Вокзал в Белграде был разрушен бомбардировкой: австрийские пушки разбили все ближайшие станции, так что мы были принуждены сойти с поезда в Раковице, за шесть миль до города, и ехать дальше на лошадях. Дорога шла по прекрасной плодородной доли не с белыми виллами и фермами в густых цветущих каштанах. Ближе к городу мы въехали на тенистую дорогу огромного парка, где летом фешенебельная публика Белграда показывала свои щегольские экипажи и новые туалеты. Теперь дороги заросли травой, лужайки стояли заброшенные и пыльные. Снарядом пробило летний павильон. Под большими деревьями, до углам лепного фонтана, расположился кавалерийский пикет; была уничтожена теннисная площадка, чтобы дать место двум французским орудиям; французские моряки лежали на траве и весело посматривали на нас.
Наш экипаж повернул налево по дороге, ведущей через реку Саву, как вдруг до нашего слуха донесся далекий глухой гул. Он не был похож ни на что другое в мире – двойной звук, гул большой пушки и пронзительный свист снаряда. Потом ближе, слева, ответило другое большое орудие. Впереди из-за поворота показался парный экипаж, лошади мчались галопом. Из него, поровнявшись с нами, высунулся толстый офицер и крикнул нам:
– Не ездите здесь! Они обстреливают дорогу! Английские батареи отвечают!
Мы повернули и сделали большой круг вправо. Далекая стрельба продолжалась около четверти часа, потом смолкла. Нарастало, приближаясь и наполняя собой весь воздух, какое-то низкое, уверенное жужжание. Вдруг над нашими головами раздался тяжелый, резкий удар взрыва. Мы взглянули наверх. Там, в недостижимой высоте, блестя подобно бледной стрекозе на солнце, парил аэроплан. На его нижних частях были нарисованы красные и синие концентрические круги.
– Француз! – сказал Джонсон.
Аэроплан уже медленно поворачивал к югу и востоку.
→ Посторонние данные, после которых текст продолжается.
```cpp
uvo_status surf_hessian_layer_debug(Ctx* c, int octave, int layer, float* det, float* trace)
{
    const int w = c->img_w, h = c->img_h;
    if (octave < 0 || octave >= kGenMaxOctaves || layer < 0 || layer > c->p.SURF_OCTAVES_LAYERS + 1 || w <= 0) {
        c->err = "hessian_layer: octave 0..7, layer 0..SURF_OCTAVES_LAYERS + 1 of the context's parameters, after an image";
        return UVO_INVALID_ARG;
    }
    GenLayer op;
    make_gen_layer(octave, layer, w, h, &op);
    size_t n = (size_t)op.rows * op.cols;
    if (n == 0) return UVO_OK;
    float *d_det = nullptr, *d_tr = nullptr;
    UVO_HIP_TRY(c, hipMalloc(&d_det, sizeof(float) * n * 2));
    d_tr = d_det + n;
    UVO_HIP_TRY(c, hipMemsetAsync(d_det, 0, sizeof(float) * n * 2, c->stream));
    const LayerPat& lp = op.lp;
    if (lp.samples_i > 0) {
        dim3 g((lp.samples_j + 255) / 256, lp.samples_i);
        hipLaunchKernelGGL(k_hessian_layer_debug, g, dim3(256), 0, c->stream, c->d_sum[0], w, h, lp, op.step, op.rows, op.cols, d_det, d_tr);
    }
    UVO_HIP_TRY(c, hipMemcpyAsync(det, d_det, sizeof(float) * n, hipMemcpyDeviceToHost, c->stream));
    UVO_HIP_TRY(c, hipMemcpyAsync(trace, d_tr, sizeof(float) * n, hipMemcpyDeviceToHost, c->stream));
    UVO_HIP_TRY(c, hipStreamSynchronize(c->stream));
    (void)hipFree(d_det);
    return UVO_OK;
}

}
```

Baseline: 4101.

## Describe small SURF keypoints one per wavefront with direct separable area gathers

Rewrites the small-window upright descriptor so that each 64-lane wavefront handles one keypoint, instead of a whole 256-thread block per keypoint. Per-wave LDS replaces shared block buffers, and wave barriers replace block-wide __syncthreads. The area resampling now gathers each of the 441 patch entries directly, using dword buffer loads with byte alignment and perm-based edge clamping, templated on tap count, rather than a column-buffer pass followed by a row pass. The grid is shrunk 4x and the dynamic LDS for the small path is dropped. It risks numeric differences in summation order and fewer blocks in flight.

```diff
diff --git a/ergo_uvo_amd/csrc/surf.hip b/ergo_uvo_amd/csrc/surf.hip
--- a/ergo_uvo_amd/csrc/surf.hip
+++ b/ergo_uvo_amd/csrc/surf.hip
@@ -1232,8 +1232,6 @@
 struct ColTask { int y0, n, h1, w; float a_first, a_mid, a_last; };
 
 template <int PX> __device__ __forceinline__ unsigned px_load(ImgRsrc rs, int voff, int soff);
-template <> __device__ __forceinline__ unsigned px_load<1>(ImgRsrc rs, int voff, int soff) { return __builtin_amdgcn_raw_buffer_load_b8(rs, voff, soff, 0); }
-template <> __device__ __forceinline__ unsigned px_load<2>(ImgRsrc rs, int voff, int soff) { return __builtin_amdgcn_raw_buffer_load_b16(rs, voff, soff, 0); }
 template <> __device__ __forceinline__ unsigned px_load<4>(ImgRsrc rs, int voff, int soff) { return __builtin_amdgcn_raw_buffer_load_b32(rs, voff, soff, 0); }
 
 template <int PX, int Q>
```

Позади него, казалось, не больше чем в ста ярдах, медленно рассеивался белый дымок от разорвавшейся шрапнели. Как раз когда мы смотрели, заговорило другое далекое орудие, и снаряды посыпались на него, когда он уже скрылся из наших глаз за деревьями.
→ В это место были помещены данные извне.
template <bool FAST_EXP, bool KEEP = false, bool AUX = false>
__global__ __launch_bounds__(BLOCK) __attribute__((amdgpu_waves_per_eu(8, 8))) void blend_kernel(
    int P, int W, int H, int nchunk, const DevView* __restrict__ views, const uint32_t* __restrict__ seg_off,
    const int32_t* __restrict__ point_list, const float4* __restrict__ rec, float* __restrict__ out_color,
    unsigned int list_cap, BlendAux<AUX> aux) {
  __shared__ float4 s_ga[BLOCK + 1], s_gb[BLOCK + 1];
  __shared__ f32x2 s_gc[BLOCK + 1];
  __shared__ float s_z[AUX ? BLOCK + 1 : 1];
  __shared__ unsigned short s_list[NCELL][BLOCK + 2];
  __shared__ int s_cnt[NCELL][BLOCK / WAVE];
  __shared__ int s_alldone[BLOCK / WAVE];
  __shared__ int s_wpre[WAVE];
  __shared__ unsigned int s_woff[WAVE];
  const int gx = (W + TILE - 1) / TILE, gy = (H + TILE - 1) / TILE;
  if (list_cap != 0xffffffffu && nchunk > 0 &&
      seg_off[(int64_t)gridDim.z * nchunk * (gx * gy + 1) - 1] > list_cap) return;
  const int v = blockIdx.z;
  const int tile = blockIdx.y * gx + blockIdx.x;
  const int tid = threadIdx.x;
  const int lane = tid & (WAVE - 1), lw = tid / WAVE;
  const int cell = tid / (CELL * CELL), pin = tid % (CELL * CELL);
  const int lx = (cell % (TILE / CELL)) * CELL + pin % CELL;
  const int ly = (cell / (TILE / CELL)) * CELL + pin / CELL;
  const int pxi = blockIdx.x * TILE + lx, pyi = blockIdx.y * TILE + ly;
  const bool inside = pxi < W && pyi < H;
  const f32x2 pf = {(float)pxi, (float)pyi};
  const float tx0 = (float)(blockIdx.x * TILE), ty0 = (float)(blockIdx.y * TILE);
  const int tiles = gx * gy;
  const int64_t goff = (int64_t)v * P;
  bool done = !inside;
  if (tid == 0) {
    s_ga[BLOCK] = make_float4(0.0f, 0.0f, 0.0f, 0.0f);
    s_gb[BLOCK] = make_float4(0.0f, 0.0f, INFINITY, 0.0f);
    s_gc[BLOCK] = f32x2{0.0f, 0.0f};
    if (AUX) s_z[BLOCK] = 0.0f;
  }
  float T = 1.0f, C0 = 0.f, Dz = 0.f;
  f32x2 C12 = {0.f, 0.f};
  int c_next = 0, w_pos = 0, w_total = 0;
  int list_base = 0, batch_base = 0, last = 0;
  const uint32_t* seg_col = seg_off + (int64_t)v * nchunk * (tiles + 1) + tile;
  while (true) {
    const unsigned long long live = __ballot(!done);
    if (lane == 0) s_alldone[lw] = live == 0ull ? 1 : 0;
    __syncthreads();
    if (s_alldone[0] & s_alldone[1] & s_alldone[2] & s_alldone[3]) break;
    bool exhausted = false;
    while (w_pos >= w_total) {
      if (c_next >= nchunk) {
        exhausted = true;
        break;
      }
      if (tid < WAVE) {
        const int c = c_next + tid;
        unsigned int a = 0u, b = 0u;
        if (c < nchunk) {
          a = seg_col[(int64_t)c * (tiles + 1)];
          b = seg_col[(int64_t)c * (tiles + 1) + 1];
        }
        s_woff[tid] = a;
        s_wpre[tid] = wave_incl_scan_add_dpp((int)(b - a));
      }
      __syncthreads();
      if (KEEP) list_base += w_total;
      w_total = s_wpre[WAVE - 1];
      w_pos = 0;
      c_next += WAVE;
      __syncthreads();
    }
    if (exhausted) break;
    const int e = w_pos + tid;
    if (KEEP) batch_base = list_base + w_pos;
    w_pos += BLOCK;
    float ctr_x = 0.0f, ctr_y = 0.0f, rc2 = -1.0f, hx2 = 0.0f, hy2 = 0.0f;
    if (e < w_total) {
      int lo = 0;
#pragma unroll
      for (int st = WAVE / 2; st > 0; st >>= 1)
        if (s_wpre[lo + st - 1] <= e) lo += st;
      const int before = lo ? s_wpre[lo - 1] : 0;
      const float4* r = rec + 4 * (goff + point_list[s_woff[lo] + (unsigned int)(e - before)]);
      const float4 r0 = r[0];
      const float4 co = r[1];
      const float4 col = r[2];
      const float pc = -__logf(255.0f * co.w) - 1.0e-3f;
      rc2 = -pc * col.w;
      const float cpr = -pc + 1.0e-3f + 2.0e-6f * rc2;
      hx2 = cpr * r0.z;
      hy2 = cpr * r0.w;
      ctr_x = r0.x;
      ctr_y = r0.y;
      s_ga[tid] = make_float4(r0.x, r0.y, co.x, co.z);
      s_gb[tid] = make_float4(co.y, co.w, pc, col.x);
      s_gc[tid] = f32x2{col.y, col.z};
      if (AUX) s_z[tid] = r[3].y;
    }
    float ex2[TILE / CELL], ey2[TILE / CELL];
    bool xin[TILE / CELL], yin[TILE / CELL];
#pragma unroll
    for (int c = 0; c < TILE / CELL; ++c) {
      const float xlo = tx0 + (float)(c * CELL), ylo = ty0 + (float)(c * CELL);
      const float ex = fmaxf(fmaxf(xlo - ctr_x, ctr_x - (xlo + (float)(CELL - 1))), 0.0f);
      const float ey = fmaxf(fmaxf(ylo - ctr_y, ctr_y - (ylo + (float)(CELL - 1))), 0.0f);
      ex2[c] = ex * ex;
      ey2[c] = ey * ey;
      xin[c] = !(ex2[c] > hx2);
      yin[c] = !(ey2[c] > hy2);
    }
    unsigned long long reach[NCELL];
    int cnt_lane = 0;
#pragma unroll
    for (int c = 0; c < NCELL; ++c) {
      reach[c] = __ballot(!(ex2[c % (TILE / CELL)] + ey2[c / (TILE / CELL)] > rc2) && xin[c % (TILE / CELL)] &&
                          yin[c / (TILE / CELL)]);
      asm("v_writelane_b32 %0, %1, %2" : "+v"(cnt_lane) : "s"((int)__popcll(reach[c])), "n"(c));
    }
    if (lane < NCELL) s_cnt[lane][lw] = cnt_lane;
    __syncthreads();
    int base_lane = 0, tot_lane = 0;
    if (lane < NCELL) {
#pragma unroll
      for (int w = 0; w < BLOCK / WAVE; ++w) {
        const int n = s_cnt[lane][w];
        base_lane += w < lw ? n : 0;
        tot_lane += n;
      }
      if (lw == 0 && (tot_lane & 1)) s_list[lane][tot_lane] = (unsigned short)(16 * BLOCK);
    }
#pragma unroll
    for (int c = 0; c < NCELL; ++c) {
      const int base = __builtin_amdgcn_readlane(base_lane, c);
      const unsigned int rank = __builtin_amdgcn_mbcnt_hi((unsigned int)(reach[c] >> 32),
                                                          __builtin_amdgcn_mbcnt_lo((unsigned int)reach[c], 0u));
      if (__builtin_amdgcn_inverse_ballot_w64(reach[c])) s_list[c][base + rank] = (unsigned short)(16 * tid);
    }
    __syncthreads();
    const int len_cell = __shfl(tot_lane, (BLOCK / WAVE) * lw + lane / (CELL * CELL));
    const int n_cell = done ? 0 : len_cell;
    const unsigned int* lp = reinterpret_cast<const unsigned int*>(&s_list[cell][0]);
    unsigned int pair = lp[0];
    for (int i = 0; i < n_cell && !done; i += 2) {
      const unsigned int o0 = pair & 0xffffu, o1 = pair >> 16;
      pair = lp[i / 2 + 1];
      const float4 a0 = lds_at(s_ga, o0), b0 = lds_at(s_gb, o0);
      const float4 a1 = lds_at(s_ga, o1), b1 = lds_at(s_gb, o1);
      const f32x2 c0 = lds_at(s_gc, o0 / 2), c1 = lds_at(s_gc, o1 / 2);
      asm volatile("" ::"v"(b0.w), "v"(b1.w), "v"(b0.z), "v"(b1.z));
      float power0, power1;
      const float alpha0 = entry_alpha<FAST_EXP>(a0, b0.x, b0.y, pf, power0);
      const float alpha1 = entry_alpha<FAST_EXP>(a1, b1.x, b1.y, pf, power1);
      asm volatile("" ::"v"(c0.x), "v"(c0.y), "v"(c1.x), "v"(c1.y), "v"(alpha0), "v"(alpha1));
      const bool ok0 = !(power0 > 0.0f) && !(alpha0 < 1.0f / 255.0f);
      const bool ok1 = !(power1 > 0.0f) && !(alpha1 < 1.0f / 255.0f);
      if (ok0) {
        const float test_T = T * (1.0f - alpha0);
        if (test_T < 0.0001f) {
          done = true;
        } else {
          const float w = alpha0 * T;
          C0 = fmaf(b0.w, w, C0);
          C12 = __builtin_elementwise_fma(c0, f32x2{w, w}, C12);
          if (AUX) Dz = fmaf(lds_at(s_z, o0 / 4), w, Dz);
          T = test_T;
          if (KEEP) last = batch_base + (int)(o0 / 16) + 1;
        }
      }
      if (ok1 && !done) {
        const float test_T = T * (1.0f - alpha1);
        if (test_T < 0.0001f) {
          done = true;
        } else {
          const float w = alpha1 * T;
          C0 = fmaf(b1.w, w, C0);
          C12 = __builtin_elementwise_fma(c1, f32x2{w, w}, C12);
          if (AUX) Dz = fmaf(lds_at(s_z, o1 / 4), w, Dz);
          T = test_T;
          if (KEEP) last = batch_base + (int)(o1 / 16) + 1;
        }
      }
    }
  }
  if (inside) {
    const DevView& cam = views[v];
    float* o = out_color + (int64_t)v * 3 * H * W + (int64_t)pyi * W + pxi;
    o[0] = fmaf(T, cam.bg[0], C0);
    o[(int64_t)H * W] = fmaf(T, cam.bg[1], C12.x);
    o[2 * (int64_t)H * W] = fmaf(T, cam.bg[2], C12.y);
    if constexpr (AUX) {
      const int64_t q = ((int64_t)v * H + pyi) * W + pxi;
      aux.depth[q] = Dz;
      aux.alpha[q] = 1.0f - T;
    }
    if (KEEP) {
      const int64_t q = ((int64_t)v * H + pyi) * W + pxi, hw = (int64_t)gridDim.z * H * W;
      if constexpr (AUX) {
        aux.state[q] = T;
        reinterpret_cast<int32_t*>(aux.state)[hw + q] = last;
      } else {
        out_color[3 * hw + q] = T;
        reinterpret_cast<int32_t*>(out_color)[4 * hw + q] = last;
      }
    }
  }
}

Мы взобрались на крутой холм и спустились по другую сторону по узкой, белой, немощеной дороге. Перед нами на высоком плоскогорье, между Дунаем и Савой, расположился Белград, «Белоград» сербов, Белый Город, раньше, когда они впервые сошли с венгерских гор, бывший древним, а теперь один из самых молодых городов в мире. Внизу, у подножия холма, терпеливо стояли на солнце две длинные шеренги австрийских пленных, запыленных от длинного перехода из Раковицы. Два сербских офицера опрашивали их:
– Откуда родом?
– Я серб из Боснии, господине, – отвечал, скаля зубы, пленный.
– Кратти (кроат) с гор.
– Ладно, братцы, – заметил офицер, – нехорошо, что вы деретесь за швабов.
– Ах, – ответил кроат, – мы просили разрешения драться за вас, но нас не отпустили.
Все засмеялись.
– А ты откуда?
– Итальянец из Триеста.
– Чех.
– Я – мадьяр! – проворчал коренастый человек с угрюмым лицом и ненавистью в глазах.
– А ты?
– Я руманиасси (румын), – с гордостью ответил последний.
В нескольких ярдах дальше помещался большой навес, под которым были сложены всякого рода запасы, корм для скота, сено и зерно для нужд армии; здесь на жгучем солнце австрийские пленные потели за работой, нагружая повозки мешками муки; их одежда, руки и лица были осыпаны белой мукой. Часовой с винтовкой с примкнутым штыком ходил перед ними взад и вперед и говорил:
– Хорошо, что мой дед Владислав Венц поселился в Сербии сорок лет назад. Если бы он этого не сделал, я бы грузил теперь муку с этими пленными!